Too many games are full of issues that i can save money on and also not ruin my experience playing a game i looked forward to.

To me its just not worth playing an unfinished game as the difference between the patched version and new version is night and day.
 
Spot on. Look at cyberpunk 2077. Biggest release in decades and it was a disaster.

I cant think of one reason to get a game on release anymore unless you truly love being a beta tester. Which people actually pay for these days.

Cyberpunk is the perfect example, feel sorry for the people who paid full price for a game that will never run as it should (nevermind all the bugs) digitally and cannot get a refund.

Both these posts seem to be pinning for "the good old days" that never really existed.

There have always been games released in buggy unfinished states, thing is though, just like every other media form people really only remember the really good and the exceptionally bad. Everything else gets lost in the wasteland known as the forgotten past. At least now if a game has a bug you can get a patch instead of having to buy a newer version of it (looking at you Gran Turismo 2).

The released quality was far higher back in the day not to mention these days you sometimes need a patch to fix the patch.

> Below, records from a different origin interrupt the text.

__device__ __forceinline__ GnPlan gn_plan(const bf16_t* x1, int c1, const bf16_t* x2, int c2, int hw, int frame) {
  GnPlan P;
  const int nchunks = (c1 + c2) >> 3;
  const int tid = threadIdx.x;
  const int tp = nchunks < GN_THREADS ? nchunks : GN_THREADS;
  P.pl_count = GN_THREADS / tp;
  const int cc = tid % tp;
  P.pl = tid / tp;
  const bool active = P.pl < P.pl_count;
#pragma unroll
  for (int u = 0; u < GN_MAX_SETS; ++u) {
    const int chunk = cc + u * GN_THREADS;
    P.chunk[u] = chunk;
    const int ch = chunk * 8;
    if (active && chunk < nchunks) {
      if (ch < c1) {
        P.base[u] = x1 + (size_t)frame * hw * c1 + ch;
        P.pstride[u] = c1;
      } else {
        P.base[u] = x2 + (size_t)frame * hw * c2 + (ch - c1);
        P.pstride[u] = c2;
      }
    } else {
      P.base[u] = nullptr;
      P.pstride[u] = 0;
    }
  }
  return P;
}

__global__ __launch_bounds__(GN_THREADS) void gn_stats_kernel(const bf16_t* __restrict__ x1, int c1,
                                                              const bf16_t* __restrict__ x2, int c2, int hw,
                                                              int groups, int slices, int slice_pix,
                                                              float* __restrict__ ws) {
  extern __shared__ __attribute__((aligned(16))) char smem[];
  const int C = c1 + c2;
  const int bid = VX_XCD_ROWS ? xcd_remap(blockIdx.x, gridDim.x) : (int)blockIdx.x;
  const int frame = bid / slices, slice = bid % slices;
  const int tid = threadIdx.x;
  const GnPlan P = gn_plan(x1, c1, x2, c2, hw, frame);
  const int p_begin = slice * slice_pix;
  const int p_end = min(hw, p_begin + slice_pix);

  float s[GN_MAX_SETS][8], q[GN_MAX_SETS][8];
#pragma unroll
  for (int u = 0; u < GN_MAX_SETS; ++u)
#pragma unroll
    for (int e = 0; e < 8; ++e) s[u][e] = q[u][e] = 0.f;

#pragma unroll
  for (int u = 0; u < GN_MAX_SETS; ++u) {
    if (P.base[u] == nullptr) continue;
    const bf16_t* src = P.base[u];
    const int ps = P.pstride[u];
    int px = p_begin + P.pl;
    for (; px + (GN_UNROLL - 1) * P.pl_count < p_end; px += GN_UNROLL * P.pl_count) {
      uint4 raw[GN_UNROLL];
#pragma unroll
      for (int k = 0; k < GN_UNROLL; ++k)
        raw[k] = *reinterpret_cast<const uint4*>(src + (size_t)(px + k * P.pl_count) * ps);
#pragma unroll
      for (int k = 0; k < GN_UNROLL; ++k) {
        float f[8];
        unpack_bf16x8(raw[k], f);
#pragma unroll
        for (int e = 0; e < 8; ++e) {
          s[u][e] += f[e];
          q[u][e] += f[e] * f[e];
        }
      }
    }
    for (; px < p_end; px += P.pl_count) {
      float f[8];
      unpack_bf16x8(*reinterpret_cast<const uint4*>(src + (size_t)px * ps), f);
#pragma unroll
      for (int e = 0; e < 8; ++e) {
        s[u][e] += f[e];
        q[u][e] += f[e] * f[e];
      }
    }
  }
  float* part = reinterpret_cast<float*>(smem);
#pragma unroll
  for (int u = 0; u < GN_MAX_SETS; ++u) {
    if (P.base[u] == nullptr) continue;
#pragma unroll
    for (int e = 0; e < 8; ++e) {
      part[((size_t)P.pl * C + P.chunk[u] * 8 + e) * 2 + 0] = s[u][e];
      part[((size_t)P.pl * C + P.chunk[u] * 8 + e) * 2 + 1] = q[u][e];
    }
  }
  __syncthreads();
  for (int ch = tid; ch < C; ch += GN_THREADS) {
    float a = 0.f, b = 0.f;
    for (int l = 0; l < P.pl_count; ++l) {
      a += part[((size_t)l * C + ch) * 2 + 0];
      b += part[((size_t)l * C + ch) * 2 + 1];
    }
    part[(size_t)ch * 2 + 0] = a;
    part[(size_t)ch * 2 + 1] = b;
  }
  __syncthreads();
  const int cg = C / groups;
  for (int g = tid; g < groups; g += GN_THREADS) {
    float a = 0.f, b = 0.f;
    for (int j = 0; j < cg; ++j) {
      a += part[(size_t)(g * cg + j) * 2 + 0];
      b += part[(size_t)(g * cg + j) * 2 + 1];
    }
    float* o = ws + (((size_t)frame * slices + slice) * groups + g) * 2;
    o[0] = a;
    o[1] = b;
  }
}

__device__ __forceinline__ void gn_group_stats(const float* __restrict__ ws, int frame, int slices, int groups, int cg,
                                               int hw, float eps, float* gstat, double* dpart) {
  const int tid = threadIdx.x;
  for (int idx = tid; idx < groups * GN_SUBS; idx += GN_THREADS) {
    const int g = idx % groups, sub = idx / groups;
    double a = 0.0, b = 0.0;
    for (int sl = sub; sl < slices; sl += GN_SUBS) {
      const float2 o = *reinterpret_cast<const float2*>(ws + (((size_t)frame * slices + sl) * groups + g) * 2);
      a += (double)o.x;
      b += (double)o.y;
    }
    dpart[(sub * groups + g) * 2 + 0] = a;
    dpart[(sub * groups + g) * 2 + 1] = b;
  }
  __syncthreads();
  for (int g = tid; g < groups; g += GN_THREADS) {
    double a = 0.0, b = 0.0;
    for (int sub = 0; sub < GN_SUBS; ++sub) {
      a += dpart[(sub * groups + g) * 2 + 0];
      b += dpart[(sub * groups + g) * 2 + 1];
    }
    double cnt = (double)cg * (double)hw;
    double mean = a / cnt;
    double var = b / cnt - mean * mean;
    if (var < 0.0) var = 0.0;
    gstat[g * 2 + 0] = (float)mean;
    gstat[g * 2 + 1] = (float)(1.0 / sqrt(var + (double)eps));
  }
  __syncthreads();
}

constexpr int GN_FOLD_ROWS = GN_THREADS / 8;
__global__ __launch_bounds__(GN_THREADS) void gn_fold_linear_kernel(const float* __restrict__ ws, int hw, int slices,
                                                                    int groups, float eps,
                                                                    const float* __restrict__ gamma, int C,
                                                                    const bf16_t* __restrict__ w,
                                                                    const float* __restrict__ bias_beta, int n,
                                                                    bf16_t* __restrict__ w_out,
                                                                    float* __restrict__ bias_out) {
  extern __shared__ __attribute__((aligned(16))) char smem[];
  const int frame = blockIdx.y, tid = threadIdx.x;
  float* scale = reinterpret_cast<float*>(smem);
  float* meanc = scale + C;
  float* gstat = meanc + C;
  double* dpart = reinterpret_cast<double*>(gstat + 2 * groups);
  const int cg = C / groups;
  gn_group_stats(ws, frame, slices, groups, cg, hw, eps, gstat, dpart);
  for (int ch = tid; ch < C; ch += GN_THREADS) {
    const int g = ch / cg;
    scale[ch] = gamma[ch] * gstat[g * 2 + 1];
    meanc[ch] = gstat[g * 2 + 0];
  }
  __syncthreads();
  const int row = blockIdx.x * GN_FOLD_ROWS + (tid >> 3), sub = tid & 7;
  float dot = 0.f;
  if (row < n) {
    const bf16_t* src = w + (size_t)row * C;
    bf16_t* dst = w_out + ((size_t)frame * n + row) * C;
    for (int ch = sub * 8; ch < C; ch += 64) {
      float f[8];
      unpack_bf16x8(*reinterpret_cast<const uint4*>(src + ch), f);
#pragma unroll
      for (int e = 0; e < 8; ++e) f[e] *= scale[ch + e];
      const uint4 pk = pack_bf16x8(f);
      *reinterpret_cast<uint4*>(dst + ch) = pk;
      unpack_bf16x8(pk, f);
#pragma unroll
      for (int e = 0; e < 8; ++e) dot = fmaf(f[e], meanc[ch + e], dot);
    }
  }
  dot = wave_xor_sum(dot, 1);
  dot = wave_xor_sum(dot, 2);
  dot = wave_xor_sum(dot, 4);
  if (row < n && sub == 0) bias_out[(size_t)frame * n + row] = bias_beta[row] - dot;
}

__global__ __launch_bounds__(GN_THREADS) void gn_apply_kernel(const bf16_t* __restrict__ x1, int c1,
                                                              const bf16_t* __restrict__ x2, int c2, int hw,
                                                              int groups, float eps, const float* __restrict__ gamma,
                                                              const float* __restrict__ beta, int silu,
                                                              bf16_t* __restrict__ out, int slices, int slice_pix,
                                                              const float* __restrict__ ws, int width, int w_shift,
                                                              int out_pad, int stat_slices) {
  extern __shared__ __attribute__((aligned(16))) char smem[];
  const int C = c1 + c2;
  const int bid = VX_XCD_ROWS ? xcd_remap(blockIdx.x, gridDim.x) : (int)blockIdx.x;
  const int frame = bid / slices, slice = bid % slices;
  const int tid = threadIdx.x;
  float* scale = reinterpret_cast<float*>(smem);
  float* shift = scale + C;
  float* gstat = shift + C;
  double* dpart = reinterpret_cast<double*>(gstat + 2 * groups);
  const int cg = C / groups;
  gn_group_stats(ws, frame, stat_slices, groups, cg, hw, eps, gstat, dpart);
  for (int ch = tid; ch < C; ch += GN_THREADS) {
    int g = ch / cg;
    float sc = gamma[ch] * gstat[g * 2 + 1];
    scale[ch] = sc;
    shift[ch] = beta[ch] - gstat[g * 2 + 0] * sc;
  }
  __syncthreads();
  const GnPlan P = gn_plan(x1, c1, x2, c2, hw, frame);
  const int p_begin = slice * slice_pix;
  const int p_end = min(hw, p_begin + slice_pix);
  const int wp = width + 2 * out_pad;
  const int hp = hw / width + 2 * out_pad;
  bf16_t* const oframe = out + (size_t)frame * hp * wp * C;
  auto opix = [&](int px) {
    if (out_pad == 0) return px;
    const int y = w_shift >= 0 ? px >> w_shift : px / width;
    return (y + out_pad) * wp + (px - y * width) + out_pad;
  };
#pragma unroll
  for (int u = 0; u < GN_MAX_SETS; ++u) {
    if (P.base[u] == nullptr) continue;
    const bf16_t* src = P.base[u];
    const int ps = P.pstride[u];
    const int ch = P.chunk[u] * 8;
    float sc[8], sh[8];
#pragma unroll
    for (int e = 0; e < 8; ++e) {
      sc[e] = scale[ch + e];
      sh[e] = shift[ch + e];
    }
    auto emit = [&](const uint4& raw, int px) {
      float f[8];
      unpack_bf16x8(raw, f);
#pragma unroll
      for (int e = 0; e < 8; ++e) f[e] = f[e] * sc[e] + sh[e];
      if (silu == 1) {
#pragma unroll
        for (int e = 0; e < 8; ++e) f[e] = silu_f(f[e]);
      } else if (silu == 2) {
#pragma unroll
        for (int e = 0; e < 8; ++e) f[e] = gelu_f(f[e]);
      }
      *reinterpret_cast<uint4*>(oframe + (size_t)opix(px) * C + ch) = pack_bf16x8(f);
    };
    int px = p_begin + P.pl;
    for (; px + (GN_UNROLL - 1) * P.pl_count < p_end; px += GN_UNROLL * P.pl_count) {
      uint4 raw[GN_UNROLL];
#pragma unroll
      for (int k = 0; k < GN_UNROLL; ++k)
        raw[k] = *reinterpret_cast<const uint4*>(src + (size_t)(px + k * P.pl_count) * ps);
#pragma unroll
      for (int k = 0; k < GN_UNROLL; ++k) emit(raw[k], px + k * P.pl_count);
    }
    for (; px < p_end; px += P.pl_count) emit(*reinterpret_cast<const uint4*>(src + (size_t)px * ps), px);
  }
}

constexpr int LN_R = 4;

template <int MAXC>
__global__ __launch_bounds__(256) void layernorm_kernel(const bf16_t* __restrict__ x, int ldx, int rows, int c,
                                                        float eps, const float* __restrict__ gamma,
                                                        const float* __restrict__ beta,
                                                        const float* __restrict__ add, int add_rows_per_entry,
                                                        int add_entries, bf16_t* __restrict__ out, int ldo) {
  const int lane = threadIdx.x & 63;
  const int wave = blockIdx.x * 4 + (threadIdx.x >> 6);
  const int nwaves = gridDim.x * 4;
  const int nchunks = c >> 3;
  const float inv_c = 1.0f / (float)c;
  bool live[MAXC];
  float g[MAXC][8], b[MAXC][8];
#pragma unroll
  for (int u = 0; u < MAXC; ++u) {
    const int chunk = lane + u * 64;
    live[u] = chunk < nchunks;
    const int cs = live[u] ? chunk : 0;
    const float4 g0 = *reinterpret_cast<const float4*>(gamma + cs * 8);
    const float4 g1 = *reinterpret_cast<const float4*>(gamma + cs * 8 + 4);
    const float4 b0 = *reinterpret_cast<const float4*>(beta + cs * 8);
    const float4 b1 = *reinterpret_cast<const float4*>(beta + cs * 8 + 4);
    g[u][0] = g0.x; g[u][1] = g0.y; g[u][2] = g0.z; g[u][3] = g0.w;
    g[u][4] = g1.x; g[u][5] = g1.y; g[u][6] = g1.z; g[u][7] = g1.w;
    b[u][0] = b0.x; b[u][1] = b0.y; b[u][2] = b0.z; b[u][3] = b0.w;
    b[u][4] = b1.x; b[u][5] = b1.y; b[u][6] = b1.z; b[u][7] = b1.w;
  }
  for (int row0 = wave * LN_R; row0 < rows; row0 += nwaves * LN_R) {
    uint4 raw[LN_R][MAXC];
#pragma unroll
    for (int r = 0; r < LN_R; ++r) {
      const int row = min(row0 + r, rows - 1);
#pragma unroll
      for (int u = 0; u < MAXC; ++u) {
        const int chunk = live[u] ? lane + u * 64 : 0;
        raw[r][u] = *reinterpret_cast<const uint4*>(x + (size_t)row * ldx + chunk * 8);
      }
    }
    float sum[LN_R];
#pragma unroll
    for (int r = 0; r < LN_R; ++r) {
      sum[r] = 0.f;
#pragma unroll
      for (int u = 0; u < MAXC; ++u) {
        float v[8];
        unpack_bf16x8(raw[r][u], v);
        float t = ((v[0] + v[1]) + (v[2] + v[3])) + ((v[4] + v[5]) + (v[6] + v[7]));
        sum[r] += live[u] ? t : 0.f;
      }
    }
#pragma unroll
    for (int m = 32; m >= 1; m >>= 1)
#pragma unroll
      for (int r = 0; r < LN_R; ++r) sum[r] = wave_xor_sum(sum[r], m);
    float sq[LN_R];
#pragma unroll
    for (int r = 0; r < LN_R; ++r) {
      const float mean = sum[r] * inv_c;
      sq[r] = 0.f;
#pragma unroll
      for (int u = 0; u < MAXC; ++u) {
        float v[8];
        unpack_bf16x8(raw[r][u], v);
        float t = 0.f;
#pragma unroll
        for (int e = 0; e < 8; ++e) {
          const float d = v[e] - mean;
          t += d * d;
        }
        sq[r] += live[u] ? t : 0.f;
      }
    }
#pragma unroll
    for (int m = 32; m >= 1; m >>= 1)
#pragma unroll
      for (int r = 0; r < LN_R; ++r) sq[r] = wave_xor_sum(sq[r], m);
#pragma unroll
    for (int r = 0; r < LN_R; ++r) {
      const int row = row0 + r;
      if (row >= rows) break;
      const float mean = sum[r] * inv_c;
      const float rstd = rsqrtf(sq[r] * inv_c + eps);
      const float* addrow = nullptr;
      if (add != nullptr) addrow = add + (size_t)((row / add_rows_per_entry) % add_entries) * c;
#pragma unroll
      for (int u = 0; u < MAXC; ++u) {
        if (!live[u]) continue;
        const int chunk = lane + u * 64;
        float v[8], o[8];
        unpack_bf16x8(raw[r][u], v);
#pragma unroll
        for (int e = 0; e < 8; ++e) o[e] = (v[e] - mean) * rstd * g[u][e] + b[u][e];
        if (addrow != nullptr) {
          const float4 a0 = *reinterpret_cast<const float4*>(addrow + chunk * 8);
          const float4 a1 = *reinterpret_cast<const float4*>(addrow + chunk * 8 + 4);
          o[0] += a0.x; o[1] += a0.y; o[2] += a0.z; o[3] += a0.w;
          o[4] += a1.x; o[5] += a1.y; o[6] += a1.z; o[7] += a1.w;
        }
        *reinterpret_cast<uint4*>(out + (size_t)row * ldo + chunk * 8) = pack_bf16x8(o);
      }
    }
  }
}

template <int MAXC>
__global__ __launch_bounds__(256) void row_stats_kernel(const bf16_t* __restrict__ x, int ldx, int rows, int c, float eps,
                                                        float2* __restrict__ stats) {
  const int lane = threadIdx.x & 63;
  const int wave = blockIdx.x * 4 + (threadIdx.x >> 6);
  const int nwaves = gridDim.x * 4;
  const int nchunks = c >> 3;
  const float inv_c = 1.0f / (float)c;
  for (int row0 = wave * LN_R; row0 < rows; row0 += nwaves * LN_R) {
    uint4 raw[LN_R][MAXC];
#pragma unroll
    for (int r = 0; r < LN_R; ++r) {
      const int row = min(row0 + r, rows - 1);
#pragma unroll
      for (int u = 0; u < MAXC; ++u) {
        const int chunk = lane + u * 64 < nchunks ? lane + u * 64 : 0;
        raw[r][u] = *reinterpret_cast<const uint4*>(x + (size_t)row * ldx + chunk * 8);
      }
    }
    float sum[LN_R];
#pragma unroll
    for (int r = 0; r < LN_R; ++r) {
      sum[r] = 0.f;
#pragma unroll
      for (int u = 0; u < MAXC; ++u) {
        float v[8];
        unpack_bf16x8(raw[r][u], v);
        const float t = ((v[0] + v[1]) + (v[2] + v[3])) + ((v[4] + v[5]) + (v[6] + v[7]));
        sum[r] += lane + u * 64 < nchunks ? t : 0.f;
      }
    }
#pragma unroll
    for (int m = 32; m >= 1; m >>= 1)
#pragma unroll
      for (int r = 0; r < LN_R; ++r) sum[r] = wave_xor_sum(sum[r], m);
    float sq[LN_R];
#pragma unroll
    for (int r = 0; r < LN_R; ++r) {
      const float mean = sum[r] * inv_c;
      sq[r] = 0.f;
#pragma unroll
      for (int u = 0; u < MAXC; ++u) {
        float v[8];
        unpack_bf16x8(raw[r][u], v);
        float t = 0.f;
#pragma unroll
        for (int e = 0; e < 8; ++e) {
          const float d = v[e] - mean;
          t += d * d;
        }
        sq[r] += lane + u * 64 < nchunks ? t : 0.f;
      }
    }
#pragma unroll
    for (int m = 32; m >= 1; m >>= 1)
#pragma unroll
      for (int r = 0; r < LN_R; ++r) sq[r] = wave_xor_sum(sq[r], m);
    if (lane < LN_R && row0 + lane < rows) {
      float mean = 0.f, var = 0.f;
#pragma unroll
      for (int r = 0; r < LN_R; ++r)
        if (lane == r) {
          mean = sum[r] * inv_c;
          var = sq[r] * inv_c;
        }
      stats[row0 + lane] = make_float2(mean, rsqrtf(var + eps));
    }
  }
}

I understand games are much bigger and more complicated but if solve companies can do a good job there's no reason most of them can't.
The gaming industry has boomed over the last decade or more and the quality over quantity is there to see and everyone was a piece of pie.
 
Whats turning me off of gaming (besides broken and unfinished games) is developers going out of their way to close the skill gap in multiplayer. A good example of this is COD Warzone, there is so much 🤬 in that game that it just detracts the Battle Royale experience. Perks, kill streaks, heartbeat sensors, self revives, all unnecessary bloat put into the game for bottom tier players. Normal multiplayer in cod games is just a complete waste of time considering barely anyone plays the objectives anyway, and yet the game gives them more points for playing this way.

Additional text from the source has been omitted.